WORK INSTRUCTIONS ::
Write out every entry again exactly as it stands.
━━━━━ DATA TO PROCESS
# YuxinxinChen/dlrm-yx

Hardware: AMD Instinct MI355X
Metric: DLRM samples/sec fwd+bwd at 1/2/4/8 MI355X; embedding HBM GB/s vs peak (higher is better)
Workload: dtype fp32; 1 GPU; mlperf_terabyte_synthetic; global_batch=2048, local_batch=2048, tables=26, rows_total=54063992, emb_dim=128, lookups_per_bag=1, optimizer=sgd, parallelism=table-sharded emb x1 + dp1, hip_graph=True, capture=whole, bot_sched=auto, tbe_role=True, bottom_parts=0, head_role=True, early_sort=True, feature_pad=False

## Files before the change

dlrm-yx_amd/csrc/gemm.hip:

```cpp
#include <cstdlib>
#include <cstring>
#include <type_traits>

#include "common.hpp"
#include "tbe_bwd_roles.hpp"

#ifndef DLRM_GEMM_STAMP
#define DLRM_GEMM_STAMP(slot)
#endif

namespace {

using f32x16 = __attribute__((ext_vector_type(16))) float;
using f32x4 = __attribute__((ext_vector_type(4))) float;
constexpr int kThreads = 256;
constexpr int kMaxSplit = 32;
constexpr int kMaxGroup = 6;
constexpr int64_t kTicketCap = 16384;
constexpr int kBK = 32;
constexpr int kRasterRows = 4;

struct GemmParams {
  int64_t M, N, K;
  float alpha;
  const float* A;
  int64_t lda;
  const float* B;
  int64_t ldb;
  float* C;
  int64_t ldc;
  int epi;
  const float* bias;
  const float* aux;
  int64_t ldaux;
  int64_t ones_col;
  int layout;
  int tiles_m, tiles_n;
  int splits;
  int block0;
  int64_t kchunk;
  float* ws;
  int* counters;
  int mode;
  float* part;
  const float* alpha_dev;
};

struct GemmGroup {
  GemmParams p[kMaxGroup];
  int n;
  int total;
};

__device__ __forceinline__ int swz_kc(int r) {
  return ((r >> 1) & 7) ^ (((unsigned)((r & 15) - 4) < 8u) ? 2 : 0);
}
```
━━━━━━━━━━
RESPONSE TO THE TASK ::
# YuxinxinChen/dlrm-yx

Hardware: AMD Instinct MI355X
Metric: DLRM samples/sec fwd+bwd at 1/2/4/8 MI355X; embedding HBM GB/s vs peak (higher is better)
Workload: dtype fp32; 1 GPU; mlperf_terabyte_synthetic; global_batch=2048, local_batch=2048, tables=26, rows_total=54063992, emb_dim=128, lookups_per_bag=1, optimizer=sgd, parallelism=table-sharded emb x1 + dp1, hip_graph=True, capture=whole, bot_sched=auto, tbe_role=True, bottom_parts=0, head_role=True, early_sort=True, feature_pad=False

## Files before the change

dlrm-yx_amd/csrc/gemm.hip:

```cpp
#include <cstdlib>
#include <cstring>
#include <type_traits>

#include "common.hpp"
#include "tbe_bwd_roles.hpp"

#ifndef DLRM_GEMM_STAMP
#define DLRM_GEMM_STAMP(slot)
#endif

namespace {

using f32x16 = __attribute__((ext_vector_type(16))) float;
using f32x4 = __attribute__((ext_vector_type(4))) float;
constexpr int kThreads = 256;
constexpr int kMaxSplit = 32;
constexpr int kMaxGroup = 6;
constexpr int64_t kTicketCap = 16384;
constexpr int kBK = 32;
constexpr int kRasterRows = 4;

struct GemmParams {
  int64_t M, N, K;
  float alpha;
  const float* A;
  int64_t lda;
  const float* B;
  int64_t ldb;
  float* C;
  int64_t ldc;
  int epi;
  const float* bias;
  const float* aux;
  int64_t ldaux;
  int64_t ones_col;
  int layout;
  int tiles_m, tiles_n;
  int splits;
  int block0;
  int64_t kchunk;
  float* ws;
  int* counters;
  int mode;
  float* part;
  const float* alpha_dev;
};

struct GemmGroup {
  GemmParams p[kMaxGroup];
  int n;
  int total;
};

__device__ __forceinline__ int swz_kc(int r) {
  return ((r >> 1) & 7) ^ (((unsigned)((r & 15) - 4) < 8u) ? 2 : 0);
}
```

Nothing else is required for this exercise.